For the culturally minded, Papua New Guinea's population of approaching 6 million offers a huge variety of cultures and languages to encounter. Indigenous cultures are alive and well, with many people continuing traditional ways of life, unchanged for centuries.
Today thousands of tourists arrive to enjoy diving around the wreckage left behind from the war. There are 160 named islands and 500 cays and atolls scattered over 250,000 square kilometres of ocean. In many parts of Milne Bay, the reefs are characterised by dramatic drop-offs, clefts and overhangs.
Alotau, spectacularly sited on the edge of Milne Bay is a good base for visiting the outlying islands. Fergusson Island has an active thermal region, hot springs, bubbling mud pools, spouting geysers and volcanoes. Misima Island was the scene of a 1930's gold rush from which a major mine has now been developed. Woodlark Island is populated by people of Melanesian ancestry. The islanders are renowned for their expertly crafted wood carvings.
One of the best locations to enjoy the charms of the friendly and peace loving Milne Bay people is the Trobriand Islands. Traditions such as the Milamala yam harvest festival are still important here. Fresh water caves are found all over Kiriwina island. Near Matawa Village there are several deep limestone caves housing burial antiquities and skeletal remains. At Wawela there is a beautiful curving beach on a cool, deep lagoon. The village children fishing from their outrigger canoes are happy to give visitors a ride out to the reef to enjoy snorkelling. The Trobriand Islanders will offer for sale their beautifully carved items made from local timbers including the much sought after ebony.
Secretly Superb Diving
Papua New Guinea is becoming known as one of the world's best diving areas for good reason. Papua New Guinea is a remote and unspoiled land of great tropical rivers, crashing waterfalls, high mountains, spectacular volcanoes and thick, misty rainforest. Many of the Melanesian people still live a simple subsistence life with complex tribal traditions. The flora and fauna are amazing, exotic, and varied.
This is a place to dive with atmosphere, adventure, and crystal clear waters. Throughout the region you will find deep or shallow reefs, coral walls, sheer drops, barrier reefs, atolls, passages, lagoons, wrecks, and a unique variety of species.

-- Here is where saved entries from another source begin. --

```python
PDE_POISSON = 0
PDE_NL_POISSON = 1
PDE_MASS = 2
PDE_EB_BEAM = 3
J_L2_TRACKING = 0
# ... 89 lines not shown
    "femo_ctx_newton_flag_info": (C.c_int, [H, c_i64p, C.c_int]),
    "femo_mesh_create": (C.c_int, [H, C.c_int, c_i64, c_i64, C.c_void_p, c_i64, C.c_void_p, C.POINTER(H)]),
    "femo_mesh_destroy": (C.c_int, [H]),
    "femo_mesh_info": (C.c_int, [H, c_i64p]),
    "femo_mesh_set_boundary_facets": (C.c_int, [H, C.c_void_p]),
    "femo_pc_plan_host": (C.c_int, [C.c_int, C.c_int64, C.c_void_p, C.c_void_p, C.c_void_p, C.c_int64, C.POINTER(C.c_int32),
                          C.c_void_p, C.POINTER(C.c_int64), C.c_void_p, C.c_void_p, C.c_void_p, C.c_void_p, C.c_void_p]),
    "femo_emu_group_create": (C.c_int, [C.c_int, C.POINTER(H)]),
    "femo_emu_group_destroy": (C.c_int, [H]),
    "femo_comm_emulate": (C.c_int, [H, H, C.c_int]),
    "femo_comm_model": (C.c_int, [H, C.c_int, C.c_int]),
    "femo_comm_stats": (C.c_int, [H, C.POINTER(C.c_int64), C.c_int]),
    "femo_mesh_pcg_info": (C.c_int, [H, C.POINTER(C.c_int64), C.c_int]),
    "femo_mesh_head_info": (C.c_int, [H, C.POINTER(C.c_int64), C.c_int]),
    "femo_mesh_tail_info": (C.c_int, [H, C.POINTER(C.c_int64), C.c_int]),
    "femo_shell_create": (C.c_int, [H, c_i64, C.c_void_p, c_i64, C.c_void_p, c_i64, C.c_void_p, C.c_void_p, C.c_void_p, C.c_void_p, C.POINTER(H)]),
    "femo_shell_destroy": (C.c_int, [H]),
    "femo_shell_pc_create": (C.c_int, [H, C.c_int, c_i64, C.c_int, C.c_void_p] + [C.c_void_p] * 11),
    "femo_shell_pc_coarse": (C.c_int, [H, C.c_int, C.c_void_p, c_i64] + [C.c_void_p] * 6),
    "femo_shell_pc_coarse_matrix": (C.c_int, [H, H, C.c_void_p, C.c_int, C.c_void_p, C.POINTER(c_i64)]),
    "femo_shell_pc_hermite": (C.c_int, [H] + [C.c_void_p] * 11),
    "femo_shell_pc_info": (C.c_int, [H, C.POINTER(C.c_int32)]),
    "femo_shell_pc_block_items": (C.c_int, [H, C.c_int64] + [C.c_void_p] * 4),
    "femo_shell_pc_weights": (C.c_int, [H, C.c_double, C.c_double]),
    "femo_shell_pc_apply": (C.c_int, [H, H, C.c_void_p, H, H]),
    "femo_shell_pnorm_stress": (C.c_int, [H, C.c_double, C.c_double, H, H, C.c_double, C.c_double, C.c_double, C.c_double,
                                          C.POINTER(C.c_double), C.c_int, H, H]),
    "femo_shell_vm_rhs": (C.c_int, [H, C.c_double, C.c_double, H, H, C.c_double, H, H]),
    "femo_shell_p1_mass": (C.c_int, [H, H, H]),
    "femo_shell_ndof": (c_i64, [H]),
# ... 105 lines not shown
    "femo_elast_pc_setup": (C.c_int, [H, C.c_double]),
    "femo_elast_pc_info": (C.c_int, [H, c_i64p]),
    "femo_elast_pc_export_level": (C.c_int, [H, C.c_int, C.c_void_p]),
    "femo_elast_pc_apply": (C.c_int, [H, H, H]),
    "femo_elast_bench_spmv": (C.c_int, [H, H, H, C.c_int, c_f64p]),
    "femo_filter_create": (C.c_int, [H, C.c_int, c_i64, C.c_void_p, C.c_double, C.POINTER(H)]),
    "femo_filter_destroy": (C.c_int, [H]),
    "femo_filter_nnz": (C.c_int, [H, c_i64p]),
    "femo_filter_apply": (C.c_int, [H, C.c_int, H, H]),
    "femo_filter_export_csr": (C.c_int, [H, C.c_int, C.c_void_p, C.c_void_p, C.c_void_p]),
}


OPTIONAL = frozenset({"femo_mesh_pcg_info", "femo_mesh_head_info", "femo_mat_identity_solve_flag", "femo_vec_axpy_if",
                      "femo_newton_rhs_linear_if", "femo_ctx_newton_flag_info", "femo_mesh_tail_info",
                      "femo_dRdf_cell_apply_T_add_to_host", "femo_vec_get_host_promised", "femo_host_forget"})


class FemoError(RuntimeError):
    pass


_lib: Optional[C.CDLL] = None


def load() -> C.CDLL:
    global _lib
    if _lib is not None:
        return _lib
    if not os.path.exists(LIB_PATH):
        raise FemoError(
# ... 27 lines not shown
```

femo_amd/csrc/api.hip:

```cpp
#include <algorithm>

#include <atomic>

#include "femo_internal.h"

std::atomic<long long> femo_host_sync_count{0};

void femo_mat_touch(femo_mat* A) {
  static std::atomic<uint64_t> next{0};
  if (A) A->gen = ++next;
}

namespace {

__global__ void k_fill(int64_t n, double v, double* __restrict__ x) {
  for (int64_t i = (int64_t)blockIdx.x * blockDim.x + threadIdx.x; i < n; i += (int64_t)gridDim.x * blockDim.x) x[i] = v;
}

__global__ void k_axpy(int64_t n, double a, const double* __restrict__ x, double* __restrict__ y,
                       const int32_t* __restrict__ run_if, int32_t* __restrict__ count) {
  if (run_if != nullptr) {
    const bool leave = *run_if == 0;
    if (blockIdx.x == 0 && threadIdx.x == 0) atomicAdd(count + (leave ? 0 : 1), 1);
    if (leave) return;
// ... 523 lines not shown
  A->mesh = m;
  const int64_t nd = std::max<int64_t>(m->n_slices * FEMO_WAVE, 1);
  FEMO_HIP_CHECK(hipMalloc(&A->d_diag, nd * sizeof(double)));
  FEMO_HIP_CHECK(hipMalloc(&A->d_vals, std::max<int64_t>(m->sell_entries, 1) * sizeof(double) + 64));
  FEMO_HIP_CHECK(hipMemsetAsync(A->d_diag, 0, nd * sizeof(double), m->ctx->stream));
  FEMO_HIP_CHECK(hipMemsetAsync(A->d_vals, 0, std::max<int64_t>(m->sell_entries, 1) * sizeof(double), m->ctx->stream));
  *out = A;
  return 0;
}

int femo_mat_destroy(femo_mat* A) {
  if (!A) return 0;
  hipStreamSynchronize(A->mesh->ctx->stream);
  hipFree(A->d_diag); hipFree(A->d_vals); hipFree(A->d_valsT); hipFree(A->d_valsS); hipFree(A->d_s);
  hipFree(A->d_pcmask); hipFree(A->d_idrows);
  delete A;
  return 0;
}

static int note_pinned_vertices(femo_mat* A, int pde, const double* params, const femo_bc* bc) {
  femo_mesh* m = A->mesh;
  if (bc != nullptr && bc->n > 0) {
    if (A->idrows_uid != bc->uid) {
      const int64_t nb = std::max<int64_t>(m->n_vert, 1) + 64;
      if (!A->d_idrows) FEMO_HIP_CHECK(hipMalloc(&A->d_idrows, nb));
      FEMO_HIP_CHECK(hipMemcpyAsync(A->d_idrows, bc->d_mask, nb, hipMemcpyDeviceToDevice, m->ctx->stream));
      A->idrows_uid = bc->uid;
    }
    A->has_idrows = true;
  } else {
// ... 216 lines not shown
  if (m->n_rows == 0) return 0;
  int64_t* d_rp = nullptr; int32_t* d_col = nullptr; double* d_val = nullptr;
  FEMO_HIP_CHECK(hipMalloc(&d_rp, rp.size() * sizeof(int64_t)));
  FEMO_HIP_CHECK(hipMalloc(&d_col, m->nnz * sizeof(int32_t)));
  FEMO_HIP_CHECK(hipMalloc(&d_val, m->nnz * sizeof(double)));
  FEMO_HIP_CHECK(hipMemcpyAsync(d_rp, rp.data(), rp.size() * sizeof(int64_t), hipMemcpyHostToDevice, st));
  hipLaunchKernelGGL(k_export_rows, dim3((unsigned)((m->n_rows + 255) / 256)), dim3(256), 0, st, m->n_rows, m->d_mptr, m->d_cols, m->d_rowlen, m->d_rowreal, A->d_diag, A->d_vals, d_rp, d_col, d_val);
  FEMO_HIP_CHECK(hipGetLastError());
  FEMO_HIP_CHECK(hipMemcpyAsync(col, d_col, m->nnz * sizeof(int32_t), hipMemcpyDeviceToHost, st));
  FEMO_HIP_CHECK(hipMemcpyAsync(val, d_val, m->nnz * sizeof(double), hipMemcpyDeviceToHost, st));
  FEMO_HIP_CHECK(hipStreamSynchronize(st));
  hipFree(d_rp); hipFree(d_col); hipFree(d_val);
  return 0;
}

int femo_mat_diagonal(const femo_mat* A, femo_vec* d) {
  FEMO_REQUIRE(A && d, "null argument");
  FEMO_REQUIRE(d->n >= A->mesh->n_rows, "vector too small");
  femo_vec_touch(d);
  FEMO_HIP_CHECK(hipMemcpyAsync(d->d, A->d_diag, A->mesh->n_rows * sizeof(double), hipMemcpyDeviceToDevice, A->mesh->ctx->stream));
  return 0;
}

int femo_functional_value(femo_mesh* m, int kind, const double* params, const femo_vec* u,
                          const femo_vec* f, const femo_vec* u_d, double* value) {
  FEMO_REQUIRE(m && u && f && u_d && value, "null argument");
  FEMO_REQUIRE(u->n >= m->n_vert && u_d->n >= m->n_vert && f->n >= m->n_cell, "vector size mismatch in functional");
  if (m->n_nbr > 0) FEMO_TRY(femo_halo_exchange(m, const_cast<femo_vec*>(u)));
  const uint64_t key[4] = {u->uid, u->gen, u_d->uid, u_d->gen};
  return femo_launch_functional_value(m, kind, params, u->d, f->d, u_d->d, value, key);
// ... 142 lines not shown
```

femo_amd/csrc/femo_internal.h:

```cpp
#pragma once

#include <hip/hip_runtime.h>
#include <rccl/rccl.h>

#include <cstdint>
#include <cstdlib>
#include <cstdio>
#include <cstring>
#include <string>
#include <vector>

#include "femo_hip.h"
#include "femo_hip_test.h"

void femo_set_error(const char* fmt, ...);

#include <atomic>
extern std::atomic<long long> femo_host_sync_count;
inline hipError_t femo_counted_stream_sync(hipStream_t s) { femo_host_sync_count.fetch_add(1, std::memory_order_relaxed); return hipStreamSynchronize(s); }
inline hipError_t femo_counted_event_sync(hipEvent_t e) { femo_host_sync_count.fetch_add(1, std::memory_order_relaxed); return hipEventSynchronize(e); }
inline hipError_t femo_counted_device_sync() { femo_host_sync_count.fetch_add(1, std::memory_order_relaxed); return hipDeviceSynchronize(); }
#define hipStreamSynchronize(s) femo_counted_stream_sync(s)
#define hipEventSynchronize(e) femo_counted_event_sync(e)
#define hipDeviceSynchronize() femo_counted_device_sync()
// ... 303 lines not shown
  double* d_dense = nullptr;
  uint64_t* d_rowmask = nullptr;
  uint64_t uid = 0;
};

struct femo_mat {
  femo_mesh* mesh = nullptr;
  double* d_diag = nullptr;
  double* d_vals = nullptr;
  double* d_valsT = nullptr;
  bool valsT_valid = false;
  double* d_valsS = nullptr;
  double* d_s = nullptr;
  bool scaled_valid = false, scaled_transposed = false;
  bool s_valid = false;
  uint8_t* d_idrows = nullptr;
  bool has_idrows = false;
  uint64_t idrows_uid = 0;
  bool bpx_ok = false;
  uint8_t* d_pcmask = nullptr;
  bool pc_has_mask = false;
  uint64_t pc_key = 0;
  uint64_t gen = 0;
};
void femo_mat_touch(femo_mat* A);

#if defined(__HIPCC__)
__device__ __forceinline__ double femo_wave_sum(double v) {
#pragma unroll
  for (int off = 32; off > 0; off >>= 1) v += __shfl_down(v, off, 64);
// ... 83 lines not shown
  double* partials = nullptr;
  const double* dvec = nullptr;
  const int32_t* done = nullptr;
  const int32_t* slices = nullptr;
  int64_t n_slices = 0;
  hipStream_t stream = nullptr;
  bool ghost = false;
};
int femo_launch_spmv(const femo_mat* A, const double* x, double* y, const FemoSpmv& d);
int femo_halo_spmv(const femo_mat* A, double* x, double* y, const FemoSpmv& d, int* g_int, int* g_bnd, bool inflight = false);
int femo_halo_raw(femo_mesh* m, double* x, hipStream_t st);
int femo_spmv_transposed_scatter(const femo_mat* A, const double* vals, bool unit, const double* x, double* y, const int32_t* done);
inline bool femo_transpose_is_local(const femo_mesh* m) { return m->n_nbr == 0; }
int femo_mat_ensure_s(femo_mat* A);
int femo_mat_ensure_scaled(femo_mat* A, bool transpose);
int femo_launch_newton_rhs_linear(const femo_mat* K, const double* x, const double* u, const double* load,
                                  const uint8_t* bcmask, const double* bcval, double* y, int64_t slice0 = 0, int64_t n_range = -1,
                                  const int32_t* run_if = nullptr, int32_t* count = nullptr);
int femo_poisson_load_vector(femo_mesh* m, const femo_vec* f, const double** load);
int femo_poisson_load_stream_begin(femo_mesh* m, const femo_vec* f, int* n_ranges);
int femo_poisson_load_stream_range(femo_mesh* m, const femo_vec* f, int k, int64_t* slice0, int64_t* n_slices);
int femo_launch_impose_bc(femo_mesh* m, const double* u, const uint8_t* bcmask, const double* bcval, const double** ubc,
                          const int32_t* run_if = nullptr);
inline bool femo_residual_is_pipelined(const femo_mesh* m) {
  const int nbr = (m->max_rowlen + 1) & ~1;
  return nbr <= (m->tdim == 3 ? 16 : 8);
}
int femo_spmv_grid(const femo_mesh* m);
int femo_halo_exchange_on(femo_mesh* m, femo_vec* x, hipStream_t st);
int femo_mesh_classify_slices(femo_mesh* m);
// ... 73 lines not shown
```

femo_amd/csrc/solver.hip:

```cpp
#include <algorithm>
#include <climits>
#include <cmath>
#include <cstdlib>

#include "femo_internal.h"

namespace {

constexpr int S_GAMMA = 0, S_DELTA = 2, S_TOL2 = 3;
constexpr int P_DELTA = 0, P_GAMMA = 1;

__global__ __launch_bounds__(FEMO_BLOCK) void k_cg_init(int64_t n, const double* __restrict__ b, const double* __restrict__ q,
                                                        const double* __restrict__ s, double* __restrict__ r,
                                                        double* __restrict__ p, double* __restrict__ xh,
                                                        double* __restrict__ partials, const uint8_t* __restrict__ idrow) {
  __shared__ double lds[FEMO_BLOCK / 64];
  double s0 = 0.0, s1 = 0.0;
  for (int64_t i = (int64_t)blockIdx.x * FEMO_BLOCK + threadIdx.x; i < n; i += (int64_t)gridDim.x * FEMO_BLOCK) {
    const double si = s[i], bi = si * b[i];
    const double ri = q ? si * (b[i] - q[i]) : bi;
    if (idrow != nullptr && idrow[i]) {
      r[i] = 0.0; p[i] = 0.0; xh[i] = ri;
      continue;
    }
// ... 595 lines not shown
}

static int fill_info(femo_ctx* ctx, hipEvent_t end, femo_solve_info* info, int iters, int conv, double rr) {
  float ms = 0.f;
  FEMO_HIP_CHECK(hipEventElapsedTime(&ms, ctx->ev0, end));
  info->iterations = iters;
  info->converged = conv;
  info->residual_norm = std::sqrt(rr);
  info->solve_ms = ms;
  return 0;
}

static int finish_solve(femo_mat* A, const double* xh, femo_vec* x, bool zero_guess, femo_solve_info* info, int iters,
                        int conv, double rr) {
  FEMO_TRY(unscale_x(A, xh, x, zero_guess));
  return fill_info(A->mesh->ctx, A->mesh->ctx->ev1, info, iters, conv, rr);
}
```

One distinguishing feature of Papua New Guinea is the closeness of dive sites to the islands. Another appealing feature of diving here is the deep water with reef walls dropping up to 1000 feet or more, that can be found just a few feet from the shore in many areas, including most of the northern coastline, on the southern shores of New Ireland and New Hanover as well in some areas of the Milne Bay. In the more sheltered bays such as Kimbe Bay in West New Britain the coral is vast.
Scattered above and below the waterline around Papua New Guinea are hundreds of wrecks of boats, planes, barges and submarines. Many of them are from W.W.II. and some are still in excellent condition. Rabaul, Kavieng, Loloata (Port Moresby) and Madang are good places to go for wreck diving.
The Eastern Fields, found 170 km south west of Port Moresby, between Papua New Guinea and Australia, are a particularly amazing dive area and a truly unspoilt part of the Coral Sea.
The weather ranges from warm to hot and humid all year round. Different areas have different weather patterns, but May to December is usually the driest period.